Scientists Discover Giant Landslides on Saturn Moon Lapetus

Saturn's ice moon lapetus hosts landslides and avalanches more frequently than any other Solar System body, discovered scientists.

NASA's Cassini spacecraft revealed 30 massive avalanches on Iapetus - 17 along crater walls and 13 along the giant equatorial ridge.

According to U.S. planetary scientist Kelsi Singer, from Washington University at St Louis, who studied the Cassini images taken by NASA's Cassini spacecraft when orbiting Saturn in September 2007 and December 2004, the icy landslides are "something we never expected to see on Iapetus." She says, "We see landslides everywhere in the solar system, but Saturn's icy moon Iapetus has more giant landslides than any body other than Mars."

Lapetus, the walnut-shaped moon, has 12-mile high mountains- double the height of Mount Everest. Falling from such heights, the lapetus landslide becomes similar to long-runout landslides on Earth, what we know as sturzstroms, say the scientists. Unlike the normal landslides, which typically travel only twice the height they fall from, sturzstroms can travel a distance of 20 to 30 times.  

However, after measuring the ratio of the landslide's vertical to horizontal motion, scientists have discovered that the faster-moving ice has far lower "coefficient of friction" on Iapetus than the usual seen for ice in Earth-bound laboratories. As a result of friction drop, ice starts flowing instead of tumbling and then travels many miles before it finally comes to rest after dissipating the energy of fall.

Singer believes that "the landslides on Iapetus are a planet-scale experiment that we cannot do in a laboratory or observe on Earth."

"They give us examples of giant landslides in ice, instead of rock, with a different gravity, and no atmosphere.

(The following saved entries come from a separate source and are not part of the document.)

template <int NV, int RPW>
__global__ __launch_bounds__(256) void ln_kernel(const f16* __restrict__ x, const int8_t* __restrict__ x_lo,
                                                 const f16* __restrict__ addvec, int rpg, f16* __restrict__ x_out,
                                                 int8_t* __restrict__ x_out_lo, const f16* __restrict__ gamma,
                                                 const f16* __restrict__ beta, f16* __restrict__ y, int rows, int C,
                                                 float eps) {
    const int lane = threadIdx.x & 63;
    const int row0 = (blockIdx.x * 4 + (threadIdx.x >> 6)) * RPW;
    if (row0 >= rows) return;
    const int VPP = C / 8;
    float v[RPW][NV][8];
    f16x8 raw[RPW][NV], add[RPW][NV];
    u32x2 rlo[RPW][NV];
#pragma unroll
    for (int r = 0; r < RPW; ++r) {
        const int row = min(row0 + r, rows - 1);
#pragma unroll
        for (int k = 0; k < NV; ++k) {
            const int vi = lane + k * 64;
            if (vi < VPP) {
                raw[r][k] = *(const f16x8*)(x + (size_t)row * C + vi * 8);
                if (x_lo) rlo[r][k] = *(const u32x2*)(x_lo + (size_t)row * C + vi * 8);
                if (addvec) add[r][k] = *(const f16x8*)(addvec + (size_t)(row / rpg) * C + vi * 8);
            }
        }
    }
    f16x8 g[NV], bta[NV];
#pragma unroll
    for (int k = 0; k < NV; ++k) {
        const int vi = lane + k * 64;
        if (vi < VPP) { g[k] = *(const f16x8*)(gamma + vi * 8); bta[k] = *(const f16x8*)(beta + vi * 8); }
    }
#pragma unroll
    for (int r = 0; r < RPW; ++r) {
        const int row = row0 + r;
        const bool live = row < rows;
        float sum = 0.f;
#pragma unroll
        for (int k = 0; k < NV; ++k) {
            const int vi = lane + k * 64;
            if (vi < VPP) {
                if (x_lo) {
                    ew_split_dec8(raw[r][k], rlo[r][k], v[r][k]);
                } else {
#pragma unroll
                    for (int e = 0; e < 8; ++e) v[r][k][e] = (float)raw[r][k][e];
                }
                if (addvec) {
                    f16x8 xo;
                    int s8[8];
#pragma unroll
                    for (int e = 0; e < 8; ++e) {
                        const float sum = v[r][k][e] + (float)add[r][k][e];
                        xo[e] = (f16)sum;
                        s8[e] = ew_split_enc(sum, xo[e]);
                        v[r][k][e] = !x_out ? sum : (x_out_lo ? ew_split_dec(xo[e], s8[e]) : (float)xo[e]);
                    }
                    if (x_out && live) *(f16x8*)(x_out + (size_t)row * C + vi * 8) = xo;
                    if (x_out_lo && live)
                        *(u32x2*)(x_out_lo + (size_t)row * C + vi * 8) =
                            (u32x2){ew_pack4(s8[0], s8[1], s8[2], s8[3]), ew_pack4(s8[4], s8[5], s8[6], s8[7])};
                }
#pragma unroll
                for (int e = 0; e < 8; ++e) sum += v[r][k][e];
            } else {
#pragma unroll
                for (int e = 0; e < 8; ++e) v[r][k][e] = 0.f;
            }
        }
        const float mean = wave_sum(sum) / (float)C;
        float sq = 0.f;
#pragma unroll
        for (int k = 0; k < NV; ++k) {
            const int vi = lane + k * 64;
            if (vi < VPP) {
#pragma unroll
                for (int e = 0; e < 8; ++e) { const float d = v[r][k][e] - mean; sq += d * d; }
            }
        }
        const float rstd = rsqrtf(wave_sum(sq) / (float)C + eps);
#pragma unroll
        for (int k = 0; k < NV; ++k) {
            const int vi = lane + k * 64;
            if (vi < VPP && live) {
                f16x8 o;
#pragma unroll
                for (int e = 0; e < 8; ++e) o[e] = (f16)((v[r][k][e] - mean) * rstd * (float)g[k][e] + (float)bta[k][e]);
                *(f16x8*)(y + (size_t)row * C + vi * 8) = o;
            }
        }
    }
}

}

extern "C" size_t ew_groupnorm_workspace_floats(int n_slabs, int rows, int C_tot, int groups) {
    if (n_slabs <= 0 || rows <= 0 || C_tot <= 0 || groups <= 0) return 0;
    return (size_t)n_slabs * gn_chunks(n_slabs, rows) * C_tot * 2 + (size_t)n_slabs * C_tot + (size_t)n_slabs * groups * 2;
}

namespace {
struct GnWs { float* part; float* pivot; float* stats; int chunks; };
inline GnWs gn_ws(float* ws, int n_slabs, int rows, int C_tot) {
    GnWs w;
    w.chunks = gn_chunks(n_slabs, rows);
    w.part = ws;
    w.pivot = ws + (size_t)n_slabs * w.chunks * C_tot * 2;
    w.stats = w.pivot + (size_t)n_slabs * C_tot;
    return w;
}
}

extern "C" ew_status ew_groupnorm_stats_f16(const void* x, const void* x_lo, float* ws, int n_slabs, int rows, int C_src,
                                            int c_off, int C_tot, int groups, void* stream) {
    EW_REQUIRE(x && ws, "ew_groupnorm_stats_f16: null pointer");
    EW_REQUIRE(n_slabs > 0 && rows > 0 && C_src > 0 && C_src % 8 == 0 && C_src <= 8192, "ew_groupnorm_stats_f16: bad shape");
    EW_REQUIRE(groups > 0 && C_tot % groups == 0 && c_off >= 0 && c_off + C_src <= C_tot, "ew_groupnorm_stats_f16: bad groups");
    const int VPP = C_src / 8;
    EW_REQUIRE(VPP <= 1024, "ew_groupnorm_stats_f16: C_src too large");
    const int PL = VPP >= 256 ? 1 : 256 / VPP;
    const GnWs w = gn_ws(ws, n_slabs, rows, C_tot);
    const int rpb = ew_cdiv(rows, w.chunks);
    dim3 grid(w.chunks, n_slabs);
    const size_t lds = (size_t)PL * 2 * C_src * sizeof(float);
    EW_REQUIRE(lds <= 64 * 1024, "ew_groupnorm_stats_f16: C_src too large for the LDS combine");
    hipLaunchKernelGGL(gn_stats_kernel, grid, dim3(VPP * PL), lds, (hipStream_t)stream, (const f16*)x, (const int8_t*)x_lo,
                       w.part, w.pivot, rows, C_src, c_off, C_tot, VPP, PL, rpb);
    return ew_check_launch("ew_groupnorm_stats_f16");
}

extern "C" ew_status ew_groupnorm_finalize(float* ws, int n_slabs, int rows, int C_tot, int groups, void* stream) {
    EW_REQUIRE(ws, "ew_groupnorm_finalize: null pointer");
    EW_REQUIRE(n_slabs > 0 && rows > 0 && groups > 0 && C_tot % groups == 0 && C_tot / groups <= 512,
               "ew_groupnorm_finalize: bad shape");
    const GnWs w = gn_ws(ws, n_slabs, rows, C_tot);
    hipLaunchKernelGGL(gn_finalize_kernel, dim3(n_slabs * groups), dim3(256), 0, (hipStream_t)stream,
                       w.part, w.pivot, w.stats, n_slabs, rows, C_tot, groups, w.chunks);
    return ew_check_launch("ew_groupnorm_finalize");
}

static ew_status gn_apply_launch(const char* what, const void* x, const void* x_lo, const float* ws, const void* gamma,
                                 const void* beta, void* y, void* y_lo, int ld_y, int n_slabs, int rows, int C_src, int c_off,
                                 int C_tot, int groups, float eps, int silu, void* stream) {
    EW_REQUIRE(x && ws && gamma && beta && y, "ew_groupnorm_apply: null pointer");
    EW_REQUIRE(n_slabs > 0 && rows > 0 && C_src > 0 && C_src % 8 == 0 && c_off % 8 == 0 && C_tot % 8 == 0,
               "ew_groupnorm_apply: bad shape");
    EW_REQUIRE(groups > 0 && C_tot % groups == 0 && c_off >= 0 && c_off + C_src <= C_tot, "ew_groupnorm_apply: bad groups");
    EW_REQUIRE(ld_y >= C_tot && ld_y % 8 == 0, "ew_groupnorm_apply: bad output row stride");
    const int VPP = C_src / 8;
    EW_REQUIRE(VPP <= 1024, "ew_groupnorm_apply: C_src too large");
    const int PL = VPP >= 256 ? 1 : 256 / VPP;
    const int rpb = 8 * PL;
    const GnWs w = gn_ws((float*)ws, n_slabs, rows, C_tot);
    dim3 grid(ew_cdiv(rows, rpb), n_slabs);
#define GN_APPLY(LO_, YLO_)                                                                                                      \
    hipLaunchKernelGGL((gn_apply_kernel<LO_, YLO_>), grid, dim3(VPP * PL), 0, (hipStream_t)stream, (const f16*)x,                  \
                       (const int8_t*)x_lo, w.stats, (const f16*)gamma, (const f16*)beta, (f16*)y, (f16*)y_lo, ld_y, rows, C_src,  \
                       c_off, C_tot, groups, eps, silu, VPP, PL, rpb)
    if (x_lo) { if (y_lo) GN_APPLY(true, true); else GN_APPLY(true, false); }
    else      { if (y_lo) GN_APPLY(false, true); else GN_APPLY(false, false); }
#undef GN_APPLY
    return ew_check_launch(what);
}

extern "C" ew_status ew_groupnorm_apply_f16(const void* x, const void* x_lo, const float* ws, const void* gamma,
                                            const void* beta, void* y, int n_slabs, int rows, int C_src, int c_off, int C_tot,
                                            int groups, float eps, int silu, void* stream) {
    return gn_apply_launch("ew_groupnorm_apply_f16", x, x_lo, ws, gamma, beta, y, nullptr, C_tot, n_slabs, rows, C_src, c_off, C_tot,
                           groups, eps, silu, stream);
}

So any theory of long-runout landslides on Earth must also work for avalanches on Iapetus."

Professor William McKinnon, also from Washington University, said: "You might think friction is trivial, but it's not. And that goes for friction between ices and friction between rocks. It's really important not just for landslides, but also for earthquakes and even for the stability of the land. And that's why these observations on an ice moon are interesting and thought-provoking."

The report has been published in Nature Geoscience.